§ EXERCISE DIRECTIONS
Among the lines below, restate word for word only those from the line with "cw[1], cw[2], cw[3]);" through the line with "auto book = [&](int k0)", with both end lines kept.

= Beginning of Section =

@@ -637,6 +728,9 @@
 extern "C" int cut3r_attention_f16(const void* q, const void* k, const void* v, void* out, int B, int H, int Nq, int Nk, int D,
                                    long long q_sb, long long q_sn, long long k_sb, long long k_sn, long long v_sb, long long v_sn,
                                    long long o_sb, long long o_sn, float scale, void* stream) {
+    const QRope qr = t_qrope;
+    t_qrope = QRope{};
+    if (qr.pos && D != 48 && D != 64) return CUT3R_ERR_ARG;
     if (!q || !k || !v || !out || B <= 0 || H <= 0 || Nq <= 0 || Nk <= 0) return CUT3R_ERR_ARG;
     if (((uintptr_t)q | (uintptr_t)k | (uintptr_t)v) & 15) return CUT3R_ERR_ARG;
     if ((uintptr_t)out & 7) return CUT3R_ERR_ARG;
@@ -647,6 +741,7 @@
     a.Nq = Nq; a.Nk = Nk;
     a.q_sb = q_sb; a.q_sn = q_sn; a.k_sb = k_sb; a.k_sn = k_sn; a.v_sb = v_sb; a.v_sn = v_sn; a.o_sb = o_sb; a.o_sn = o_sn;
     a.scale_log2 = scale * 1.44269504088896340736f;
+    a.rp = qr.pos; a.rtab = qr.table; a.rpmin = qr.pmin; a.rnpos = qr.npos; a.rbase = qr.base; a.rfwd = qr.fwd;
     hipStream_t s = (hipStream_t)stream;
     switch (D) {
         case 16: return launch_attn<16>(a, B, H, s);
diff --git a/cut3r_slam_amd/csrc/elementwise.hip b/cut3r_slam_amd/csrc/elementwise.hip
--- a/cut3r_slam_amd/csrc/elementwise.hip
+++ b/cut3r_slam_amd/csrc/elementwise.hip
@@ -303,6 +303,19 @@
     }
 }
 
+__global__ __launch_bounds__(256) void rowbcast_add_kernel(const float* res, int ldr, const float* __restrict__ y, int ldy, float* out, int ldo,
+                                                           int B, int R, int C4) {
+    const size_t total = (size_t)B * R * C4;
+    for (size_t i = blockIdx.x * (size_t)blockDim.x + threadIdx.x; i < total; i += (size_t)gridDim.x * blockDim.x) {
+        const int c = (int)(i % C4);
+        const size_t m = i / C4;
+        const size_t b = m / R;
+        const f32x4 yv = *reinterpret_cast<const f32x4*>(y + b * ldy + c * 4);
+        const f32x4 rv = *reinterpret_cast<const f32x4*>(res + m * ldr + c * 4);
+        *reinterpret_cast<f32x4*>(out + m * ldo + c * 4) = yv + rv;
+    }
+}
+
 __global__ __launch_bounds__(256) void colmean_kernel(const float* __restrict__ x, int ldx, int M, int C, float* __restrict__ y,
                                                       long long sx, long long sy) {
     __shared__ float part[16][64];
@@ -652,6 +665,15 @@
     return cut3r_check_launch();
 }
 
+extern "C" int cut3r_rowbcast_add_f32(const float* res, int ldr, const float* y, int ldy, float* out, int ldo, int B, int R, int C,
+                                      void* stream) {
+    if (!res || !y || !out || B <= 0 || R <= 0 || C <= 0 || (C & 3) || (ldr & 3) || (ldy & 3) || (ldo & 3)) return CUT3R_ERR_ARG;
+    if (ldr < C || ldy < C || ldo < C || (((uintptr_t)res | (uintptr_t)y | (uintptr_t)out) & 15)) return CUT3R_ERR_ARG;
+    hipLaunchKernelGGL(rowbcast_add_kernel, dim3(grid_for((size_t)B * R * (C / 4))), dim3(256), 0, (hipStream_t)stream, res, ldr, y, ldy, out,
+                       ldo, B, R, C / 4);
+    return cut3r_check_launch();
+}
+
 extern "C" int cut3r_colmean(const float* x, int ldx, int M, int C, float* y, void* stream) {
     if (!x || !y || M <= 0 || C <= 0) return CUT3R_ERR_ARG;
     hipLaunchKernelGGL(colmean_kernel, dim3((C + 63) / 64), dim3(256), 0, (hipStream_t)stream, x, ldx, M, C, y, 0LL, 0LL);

= End of Section =
= Beginning of Section =

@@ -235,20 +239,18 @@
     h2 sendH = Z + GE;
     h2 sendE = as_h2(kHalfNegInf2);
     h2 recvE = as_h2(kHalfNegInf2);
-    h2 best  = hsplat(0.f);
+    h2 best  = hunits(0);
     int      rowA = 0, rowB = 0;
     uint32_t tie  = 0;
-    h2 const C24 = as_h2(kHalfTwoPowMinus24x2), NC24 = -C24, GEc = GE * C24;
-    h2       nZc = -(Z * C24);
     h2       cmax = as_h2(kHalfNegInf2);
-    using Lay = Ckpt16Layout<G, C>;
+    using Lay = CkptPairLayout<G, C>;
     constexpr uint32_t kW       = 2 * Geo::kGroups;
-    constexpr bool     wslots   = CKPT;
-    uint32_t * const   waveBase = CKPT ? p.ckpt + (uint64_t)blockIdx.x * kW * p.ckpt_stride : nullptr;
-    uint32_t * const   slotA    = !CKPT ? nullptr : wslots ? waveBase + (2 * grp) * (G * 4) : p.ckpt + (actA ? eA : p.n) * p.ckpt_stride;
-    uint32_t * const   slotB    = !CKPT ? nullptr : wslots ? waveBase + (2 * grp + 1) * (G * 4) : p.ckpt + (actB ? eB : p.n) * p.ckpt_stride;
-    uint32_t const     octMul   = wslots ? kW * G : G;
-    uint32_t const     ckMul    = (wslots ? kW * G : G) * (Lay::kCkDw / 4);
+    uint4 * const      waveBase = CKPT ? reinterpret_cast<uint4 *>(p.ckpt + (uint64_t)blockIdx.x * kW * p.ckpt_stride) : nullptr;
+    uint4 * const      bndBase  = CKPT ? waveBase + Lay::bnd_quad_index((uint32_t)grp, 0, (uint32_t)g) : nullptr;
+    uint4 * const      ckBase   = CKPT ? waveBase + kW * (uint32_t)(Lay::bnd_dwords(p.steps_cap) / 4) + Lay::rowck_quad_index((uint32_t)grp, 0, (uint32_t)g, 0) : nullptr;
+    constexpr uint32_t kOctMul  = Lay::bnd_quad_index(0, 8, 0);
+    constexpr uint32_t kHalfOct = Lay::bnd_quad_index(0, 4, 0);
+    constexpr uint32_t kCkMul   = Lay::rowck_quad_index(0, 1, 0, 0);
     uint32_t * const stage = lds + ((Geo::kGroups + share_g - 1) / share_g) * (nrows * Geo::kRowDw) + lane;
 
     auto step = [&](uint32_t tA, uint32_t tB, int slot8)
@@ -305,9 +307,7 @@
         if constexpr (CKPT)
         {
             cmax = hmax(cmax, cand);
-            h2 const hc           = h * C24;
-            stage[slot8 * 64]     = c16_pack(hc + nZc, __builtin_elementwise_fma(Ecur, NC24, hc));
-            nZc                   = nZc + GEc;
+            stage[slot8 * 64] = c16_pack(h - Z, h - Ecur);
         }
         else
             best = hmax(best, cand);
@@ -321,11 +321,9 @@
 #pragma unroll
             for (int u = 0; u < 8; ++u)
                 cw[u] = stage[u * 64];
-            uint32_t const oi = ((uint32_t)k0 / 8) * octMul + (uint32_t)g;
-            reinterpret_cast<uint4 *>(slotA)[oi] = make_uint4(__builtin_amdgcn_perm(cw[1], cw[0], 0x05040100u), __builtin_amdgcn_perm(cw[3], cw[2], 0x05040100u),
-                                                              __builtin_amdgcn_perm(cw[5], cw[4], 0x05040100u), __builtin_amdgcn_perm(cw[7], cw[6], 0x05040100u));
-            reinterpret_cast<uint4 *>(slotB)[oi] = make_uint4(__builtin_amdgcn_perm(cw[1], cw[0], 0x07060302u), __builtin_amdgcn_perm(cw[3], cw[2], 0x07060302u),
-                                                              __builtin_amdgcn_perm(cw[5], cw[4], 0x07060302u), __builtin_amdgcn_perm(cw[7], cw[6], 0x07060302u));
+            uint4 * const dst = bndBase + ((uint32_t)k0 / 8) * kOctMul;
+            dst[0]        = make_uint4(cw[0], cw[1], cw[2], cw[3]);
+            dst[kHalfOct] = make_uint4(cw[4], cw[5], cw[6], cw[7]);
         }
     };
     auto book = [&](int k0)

= End of Section =

§ RESPONSE
+            dst[0]        = make_uint4(cw[0], cw[1], cw[2], cw[3]);
+            dst[kHalfOct] = make_uint4(cw[4], cw[5], cw[6], cw[7]);
         }
     };
     auto book = [&](int k0)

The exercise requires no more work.